BROOKSVILLE—Six months ago, 5-year-old Adneris Abrahante could say only two words that her English-speaking friends could understand her name.

Eleventh-grader Liba Hucko spoke only Slovak and Russian.

So did her 10-year-old brother, Igor.

For most schoolchildren, just keeping up with their daily subjects is hard enough. But about 100 other Hernando County students have an added burden understanding the English language.

Bea Blackburn, who this year was named to head up the county’s program for ESOL, or English to Speakers of Other Languages, says the number of children in the district whose first language is not English is growing at a furious pace.

“When it started in September, we had 62 people in the program. By February, we were up to 104,” said Blackburn, who taught Spanish for 18 years, the last eight in Hernando County.

Almost all of the ESOL students are native Spanish speakers, and a majority of those are from Puerto Rico, Blackburn said.

But there are also a sprinkling of other nationalities, including the Hucko family from Czechoslovakia, one Vietnamese student, some Mexican students, a Peruvian, and a handful of European students here on exchange programs.

At Westside Elementary School, kindergarten teacher Kimberly Eicholtz is involved in a pilot ESOL program.

Eicholtz’s class of 27 5- and 6-year-olds includes 10 Spanish-speaking children who started the year with little or no English-speaking ability.

“Adneris could only tell you her name, and not her age” when she started here, says Eicholtz’s full-time Spanish-speaking aide, Carmen Tricoche.

Now Adneris talks as much as anyone.

Seated with her class in a circle on the floor, she raises her hand, then carefully recites the 12 months in a quiet, tiny voice.

“Many of them are traumatized at first because of the language barrier,” said Tricoche, who drills the 10 Spanish-speaking students for an hour a day. “But since I speak their language I can act just like a friend.”

“The hardest thing with the ABC’s is that I thought this was a “Y,”‘ says 6-year-old Carlos Cruz, tracing a “U” on his desk top. “And this was a “U,”‘ he explains, tracing a “Y.”

“I still don’t know that,” he adds.

The ESOL elementary school program will take place in Westside and Brooksville Primary next year. But ESOL students from all over the district will be sent to the two schools by shuttle bus. Each class will have a teacher trained in ESOL techniques, which stress foreign-language teaching methods, and a full-time bilingual teaching aide, Blackburn said.

This year, elementary school children, who make up about half the ESOL students, are excused from their classrooms for one to four hours a day for English instruction with mostly Spanish-speaking teacher aides.

Middle school and high school students spend one hour a day in a special ESOL class, run by an English or foreign language teacher, where they are taught English, using such methods as flash cards and computers.

Students operate the computer not with a keyboard but by touching the screen, which activates a simple, illustrated story spoken by an electronic voice that will repeat words or phrases if the screen is touched again.

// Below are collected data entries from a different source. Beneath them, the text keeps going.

__device__ __forceinline__ void frame_chunk(
    const float* __restrict__ sX, int xoff, int Kp, const FrameRec* __restrict__ rec,
    const LaneConst& lc, int r0, float inv_hop, const float* __restrict__ sSin,
    const float* __restrict__ sCos, int K, float nyquist, int lane,
    float* __restrict__ out, int accumulate) {
  const float* __restrict__ x0 = sX + xoff;
  const float* __restrict__ x1 = x0 + Kp;
  const ulonglong2 PA = *reinterpret_cast<const ulonglong2*>(&rec->P);
  const uint4 Dk = *reinterpret_cast<const uint4*>(&rec->D);
  const float4 fa = *reinterpret_cast<const float4*>(&rec->f_lo);
  const unsigned long long D = ((unsigned long long)Dk.y << 32) | Dk.x;
  const int ng = (int)Dk.z, rem = (int)Dk.w;
#if DDSP_HV4_PHASE_F64
  const double Pd = __longlong_as_double((long long)PA.x);
  const double Ad = __longlong_as_double((long long)PA.y);
  const double Dd = __longlong_as_double((long long)D);
  const uint32_t qa = (uint32_t)__double2loint(fma(lc.c2a, Dd, fma(lc.c1a, Ad, Pd)));
  const uint32_t qb = (uint32_t)__double2loint(fma(lc.c2b, Dd, fma(lc.c1b, Ad, Pd)));
#else
  const uint32_t qa = phase32(PA.x, PA.y, D, lc.c1a, lc.c2a);
  const uint32_t qb = phase32(PA.x, PA.y, D, lc.c1b, lc.c2b);
#endif
  const float2 w0 = ffma2(make_float2(-lc.w1.x, -lc.w1.y), make_float2(fa.z, fa.z),
                               make_float2(fa.z, fa.z));
  const float2 w1 = bfmul2(fa.w, lc.w1);
  float2 y;
  if (ng < 0) {
    constexpr uint32_t kRound = 1u << (31 - kSinTabBits);
    int ra = r0 + lane, xo = xoff;
    asm volatile("" : "+r"(ra), "+r"(xo));
    const float fra = (float)ra * inv_hop, frb = (float)(ra + 32) * inv_hop;
    y.x = sample_exact(sX + xo, Kp, w0.x, w1.x, qa - kRound, fa.x, fa.y, fra, K, nyquist);
    y.y = sample_exact(sX + xo, Kp, w0.y, w1.y, qb - kRound, fa.x, fa.y, frb, K, nyquist);
  } else {
    Osc2 st;
    osc_seed2(st, qa, qb, sSin, sCos);
    if (ng > 0) {
      st.s0e = st.s0o = st.s1e = st.s1o = make_float2(0.f, 0.f);
      st.t0e = st.t0o = st.t1e = st.t1o = make_float2(0.f, 0.f);
      const int k_main = ng << 2;
      int k = 0;
#pragma unroll 1
      do {
        const float4 X0 = *reinterpret_cast<const float4*>(x0 + k);
        const float4 X1 = *reinterpret_cast<const float4*>(x1 + k);
        osc_group(st, X0, X1);
        k += 4;
      } while (k < k_main);
      if (rem != 0) {
        const float4 X0 = mask4u(*reinterpret_cast<const float4*>(x0 + k), rem);
        const float4 X1 = mask4u(*reinterpret_cast<const float4*>(x1 + k), rem);
        osc_group(st, X0, X1);
      }
    } else {
      int ra = r0 + lane;
      asm volatile("" : "+r"(ra));
      const float fra = (float)ra * inv_hop, frb = (float)(ra + 32) * inv_hop;
      const int ka = live_harmonics(fa.x, fa.y, fra, K, nyquist);
      const int kb = live_harmonics(fa.x, fa.y, frb, K, nyquist);
      const int kmin = __reduce_min_sync(0xffffffffu, min(ka, kb));
      const int kmax = __reduce_max_sync(0xffffffffu, max(ka, kb));
      st.s0e = st.s0o = st.s1e = st.s1o = make_float2(0.f, 0.f);
      st.t0e = st.t0o = st.t1e = st.t1o = make_float2(0.f, 0.f);
      const int k_main = kmin & ~3;
      int k = 0;
      for (; k < k_main; k += 4) {
        const float4 X0 = *reinterpret_cast<const float4*>(x0 + k);
        const float4 X1 = *reinterpret_cast<const float4*>(x1 + k);
        osc_group(st, X0, X1);
      }
      for (; k < kmax; k += 4) {
        const float4 X0 = *reinterpret_cast<const float4*>(x0 + k);
        const float4 X1 = *reinterpret_cast<const float4*>(x1 + k);
        osc_group_masked(st, X0, X1, k, ka, kb);
      }
    }
    const float2 t0 = ffma2(st.sg, fadd2(st.s0o, st.t0o), fadd2(st.s0e, st.t0e));
    const float2 t1 = ffma2(st.sg, fadd2(st.s1o, st.t1o), fadd2(st.s1e, st.t1e));
    y = ffma2(t1, w1, fmul2(t0, w0));
  }
  if (accumulate) {
    y.x += out[0];
    y.y += out[32];
  }
  out[0] = y.x;
  out[32] = y.y;
}

template <bool WINDOW, int HOPT>
__global__ void __launch_bounds__(NT, DDSP_HV4_MIN_CTAS)
harmonic_v4_kernel(HarmonicParams p, int use_tma, int FW) {
  extern __shared__ __align__(16) unsigned char smem_raw[];
  const int hop = HOPT ? HOPT : p.hop;
  const int Kp = p.Kp, K = p.K, F = p.F;
  const int FT = FW * NW;
  const Smem L = smem_layout(FW, Kp, hop);
  void* mbar = (void*)(smem_raw + L.off_mbar);
  float* sSin = (float*)(smem_raw + L.off_sin);
  float* sCos = (float*)(smem_raw + L.off_cos);
  float* sX = (float*)(smem_raw + L.off_x);
  float* sW = (HOPT == 64) ? nullptr : (float*)(smem_raw + L.off_w);
  double* sRedD = (double*)(smem_raw + L.off_red);
  unsigned long long* sWarpTot = (unsigned long long*)(smem_raw + L.off_red) + NW;
  float* sInv = (float*)(smem_raw + L.off_inv);
  FrameRec* sRec = (FrameRec*)(smem_raw + L.off_rec);
  int* sLive = (int*)(smem_raw + L.off_live);

  const int b = blockIdx.y;
  const int i0 = blockIdx.x * FT;
  const int nfr = min(FT, F - i0);
  const int rows_in = min(nfr + 1, F - i0);
  const int tid = threadIdx.x, lane = tid & 31, warp = tid >> 5;
  const float* f0b = p.f0 + (size_t)b * F;
  const float* ampb = p.amps + (size_t)b * F;

  asm volatile("griddepcontrol.launch_dependents;" ::: "memory");
  if (use_tma && tid == 0) {
    mbar_init(mbar, 1);
    const uint32_t bytes = (uint32_t)rows_in * (uint32_t)K * 4u;
    mbar_expect_tx(mbar, bytes);
    tma_bulk_g2s(sX, p.hd + ((size_t)b * F + i0) * K, bytes, mbar);
  }

  const int n_rec = (FT + 31) >> 5;
  const bool rec_warp = warp < n_rec;
  const int fr = warp * 32 + lane;
  const int cnt = max(0, min(32, nfr - warp * 32));
  const bool raw_scale = p.ctl_flags & DDSP_B200_CTL_SCALE;
  float f = 0.f, a = 0.f, f_tile = 0.f, f_first = 0.f;
  float f_x = 0.f, a_x = 0.f;
  if (rec_warp && cnt > 0) {
    if (lane <= cnt) {
      const int g = min(i0 + fr, F - 1);
      f = f0b[g];
      a = ampb[g];
    }
    if (lane == 31 && cnt == 32) {
      const int g = min(i0 + fr + 1, F - 1);
      f_x = f0b[g];
      a_x = ampb[g];
    }
    f_tile = f0b[i0];
    f_first = f0b[0];
  }
  constexpr int TPT = kSinTab / NT;
  static_assert(TPT * NT == kSinTab, "the table splits evenly over the CTA");
  float2 tab[TPT];
#pragma unroll
  for (int u = 0; u < TPT; ++u) tab[u] = hcm::g_sincos256[tid + u * NT];
  double part = 0.0;
  if ((reinterpret_cast<uintptr_t>(f0b) & 15) == 0) {
    const float4* f4 = reinterpret_cast<const float4*>(f0b);
    const int n4 = i0 >> 2;
    float4 v[4];
    int j = tid;
    for (; j + 3 * NT < n4; j += 4 * NT) {
#pragma unroll
      for (int u = 0; u < 4; ++u) v[u] = f4[j + u * NT];
#pragma unroll
      for (int u = 0; u < 4; ++u)
        part += ((double)v[u].x + (double)v[u].y) + ((double)v[u].z + (double)v[u].w);
    }
#pragma unroll
    for (int u = 0; u < 4; ++u)
      v[u] = (j + u * NT < n4) ? f4[j + u * NT] : make_float4(0.f, 0.f, 0.f, 0.f);
    const float tail = (tid < (i0 & 3)) ? f0b[4 * n4 + tid] : 0.f;
#pragma unroll
    for (int u = 0; u < 4; ++u)
      part += ((double)v[u].x + (double)v[u].y) + ((double)v[u].z + (double)v[u].w);
    part += (double)tail;
  } else {
#pragma unroll 4
    for (int j = tid; j < i0; j += NT) part += (double)f0b[j];
  }
#pragma unroll
  for (int o = 16; o > 0; o >>= 1) part += __shfl_xor_sync(0xffffffffu, part, o);
  if (lane == 0) sRedD[warp] = part;
#pragma unroll
  for (int u = 0; u < TPT; ++u) {
    sSin[tid + u * NT] = tab[u].x;
    sCos[tid + u * NT] = tab[u].y;
  }
  const float inv_hop = 1.0f / (float)hop;
  if (HOPT != 64) {
    for (int r = tid; r < hop; r += NT) {
      const float frac = (float)r * inv_hop;
      sW[r] = WINDOW ? (0.5f - 0.5f * cospif(frac)) : frac;
    }
  }
  if (!use_tma) {
    if (p.hd != nullptr) {
      const float* hdb = p.hd + ((size_t)b * F + i0) * K;
      for (int idx = tid; idx < rows_in * Kp; idx += NT) {
        int r = idx / Kp, c = idx - r * Kp;
        sX[idx] = (c < K) ? hdb[r * K + c] : 0.f;
      }
    } else {
      for (int idx = tid; idx < rows_in * Kp; idx += NT)
        sX[idx] = (idx % Kp == 0) ? 1.0f : 0.f;
    }
  }

  const bool have_ctl = (p.ctl_flags != 0) && (p.hd != nullptr);
  const bool zero_ok = have_ctl && (p.ctl_flags & DDSP_B200_CTL_NYQUIST);
  unsigned long long excl = 0;
  if (rec_warp && cnt > 0) {
    if (raw_scale && lane <= cnt) a = exp_sigmoid_f(a);
    const float f_next = __shfl_down_sync(0xffffffffu, f, 1);
    const float a_next = __shfl_down_sync(0xffffffffu, a, 1);
    float f_n = f_next, a_n = a_next;
    if (lane == 31 && cnt == 32) {
      f_n = f_x;
      a_n = raw_scale ? exp_sigmoid_f(a_x) : a_x;
    }
    unsigned long long tot = 0;
    double a0 = 0.0, dd = 0.0;
    if (lane < cnt) {
      a0 = (double)f * p.inv_sr;
      const double a1 = (double)f_n * p.inv_sr;
      dd = (a1 - a0) * (1.0 / (double)hop);
      tot = turns_to_fix64((double)hop * a0 + (a1 - a0) * (0.5 * (hop - 1)));
    }
    unsigned long long incl = tot;
#pragma unroll
    for (int o = 1; o < 32; o <<= 1) {
      const unsigned long long up = __shfl_up_sync(0xffffffffu, incl, o);
      if (lane >= o) incl += up;
    }
    excl = incl - tot;
    if (lane == 31) sWarpTot[warp] = incl;
    auto row_live = [&](float fq) {
      int live = K;
      if ((p.ctl_flags & DDSP_B200_CTL_NYQUIST) && fq > 0.f) {
        int k = (int)fminf(p.nyquist / fq, (float)K);
        while (k < K && __fmul_rn(fq, (float)(k + 1)) < p.nyquist) ++k;
        while (k > 0 && !(__fmul_rn(fq, (float)k) < p.nyquist)) --k;
        live = k;
      }
      return live;
    };
    const int live = row_live(f);
    int live_next = __shfl_down_sync(0xffffffffu, live, 1);
    if (lane == 31 && cnt == 32) live_next = row_live(f_n);
    int ng = -1, rem = 0;
    if (lane < cnt && f >= 1.0f && f_n >= 1.0f) {
      const int kca = live_harmonics(f, f_n, 0.0f, K, p.nyquist);
      const int kcb = live_harmonics(f, f_n, (float)(hop - 1) * inv_hop, K, p.nyquist);
      ng = 0;
      if (kca == kcb) {
        if (zero_ok && live == kca && live_next <= kca) {
          ng = max(1, (kca + 3) >> 2);
        } else {
          ng = kca >> 2;
          rem = kca & 3;
        }
      }
    }
    if (lane < cnt) {
      FrameRec r;
#if DDSP_HV4_PHASE_F64
      r.P = 0;
      r.A = (unsigned long long)__double_as_longlong(a0);
      r.D = (unsigned long long)__double_as_longlong(dd);
#else
      r.P = 0; r.A = turns_to_fix64(a0); r.D = turns_to_fix64(dd);
#endif
      r.ng = ng; r.rem = rem;
      r.f_lo = f; r.f_hi = f_n; r.amp0 = a; r.amp1 = a_n;
      sRec[fr] = r;
    }
    if (lane <= cnt) sLive[fr] = live;
    if (lane == 31 && cnt == 32) sLive[fr + 1] = live_next;
  }
  __syncthreads();

  if (rec_warp && cnt > 0) {
    double base_sum = 0.0;
#pragma unroll
    for (int w = 0; w < NW; ++w) base_sum += sRedD[w];
    const double a_tile = (double)f_tile * p.inv_sr;
    const double a_first = (double)f_first * p.inv_sr;
    unsigned long long P0 = turns_to_fix64(
        (double)hop * (base_sum * p.inv_sr) + 0.5 * (hop - 1) * (a_tile - a_first));
    for (int w = 0; w < warp; ++w) P0 += sWarpTot[w];
    if (lane < cnt) {
      const unsigned long long Pf = P0 + excl;
#if DDSP_HV4_PHASE_F64
      const double Pd = (double)(Pf >> 11) * 1.1102230246251565e-16 + kMagic;
      sRec[fr].P = (unsigned long long)__double_as_longlong(Pd);
#else
      sRec[fr].P = Pf + 0x80000000ull + (1ull << (63 - kSinTabBits));
#endif
    }
  }
  if (use_tma) mbar_wait(mbar, 0);

  const int w0f = warp * FW;
  const int nfw = max(0, min(FW, nfr - w0f));
  if (nfw > 0) {
    float* sXw = sX + (size_t)w0f * Kp;
    const bool last = (w0f + nfw == nfr);
    int nrows = nfw;
    if (last && rows_in > nfr) nrows = nfw + 1;
    if (have_ctl) {
      if (Kp <= 128) {
        for (int r0 = 0; r0 < nrows; r0 += 4)
          controls_rows4(sXw, sLive + w0f, sInv + w0f, r0, nrows, Kp, raw_scale, lane);
      } else {
        for (int r0 = 0; r0 < nrows; r0 += 4)
          hcm::controls_rows(sXw, sLive + w0f, r0, nrows, Kp, raw_scale, lane);
        for (int r = lane; r < nrows; r += 32) sInv[w0f + r] = 1.0f;
      }
    } else {
      for (int r = lane; r < nrows; r += 32) sInv[w0f + r] = 1.0f;
    }
    if (last && rows_in < nfr + 1) {
      __syncwarp();
      for (int c = lane; c < Kp; c += 32) sXw[nfw * Kp + c] = sXw[(nfw - 1) * Kp + c];
      if (lane == 0) sInv[w0f + nfw] = sInv[w0f + nfw - 1];
    }
  }
  __syncthreads();

  if (nfw > 0) {
    FrameRec* rec = sRec + w0f;
    if (lane < nfw) {
      rec[lane].amp0 *= sInv[w0f + lane];
      rec[lane].amp1 *= sInv[w0f + lane + 1];
    }
    __syncwarp();
    float* o = p.audio + (size_t)b * p.N + (size_t)(i0 + w0f) * hop + lane;
    int xoff = w0f * Kp;
    if (HOPT == 64) {
      const LaneConst lc = lane_const<WINDOW>(0, lane, inv_hop, nullptr);
#pragma unroll 1
      for (int li = 0; li < nfw; ++li, ++rec, xoff += Kp, o += 64) {
        frame_chunk(sX, xoff, Kp, rec, lc, 0, inv_hop, sSin, sCos, K, p.nyquist, lane, o,
                    p.accumulate);
      }
    } else {
      for (int li = 0; li < nfw; ++li, ++rec, xoff += Kp) {
        for (int r0 = 0; r0 < hop; r0 += 64, o += 64) {
          const LaneConst lc = lane_const<WINDOW>(r0, lane, inv_hop, sW);
          frame_chunk(sX, xoff, Kp, rec, lc, r0, inv_hop, sSin, sCos, K, p.nyquist, lane, o,
                      p.accumulate);
        }
      }
    }
  }
}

Foreign language teachers say the “touch-screen” computer lets slower students work on their own, and frees teachers to spend more time with others.

“A lot of times the kids have a good social vocabulary, but not an academic one,” said Springstead High School’s Sally Williams, who teaches a supplementary English course for ESOL students that stresses academic language.

The supplemental English class will be offered at each high school next year, Blackburn said.

Liba Hucko, who moved with her brother and parents from Czechoslovakia to Masaryktown in November, said she had studied English before, but couldn’t speak it.

“When I first came to school, I wasn’t talking any English,” said the 16-year-old, who still has a Czech accent but now speaks quickly and easily.

Hucko is enrolled in the ESOL class at Hernando High.

Although many middle and high school ESOL students speak English fluently, they are sometimes self-conscious about their accents, and how well they will blend in socially with other students.

“I think you are not going to get any friends. I think they will say, “You speak Spanish. I’m not going to be your friend,”‘ recalled Springstead High School 10th-grader Reyheri Matos about his first impressions of school here.

But he says that never happened.

“I feel comfortable with my friends here,” he said.

Blackburn, whose father came from Spain, acknowledges that the ESOL program can be controversial.

“The quote I always hear is, “If these people chose to come to our country, then they should be responsible for learning English.”

But she said, “these people are here, whether by choice or not. ESOL will help turn them into productive citizens.”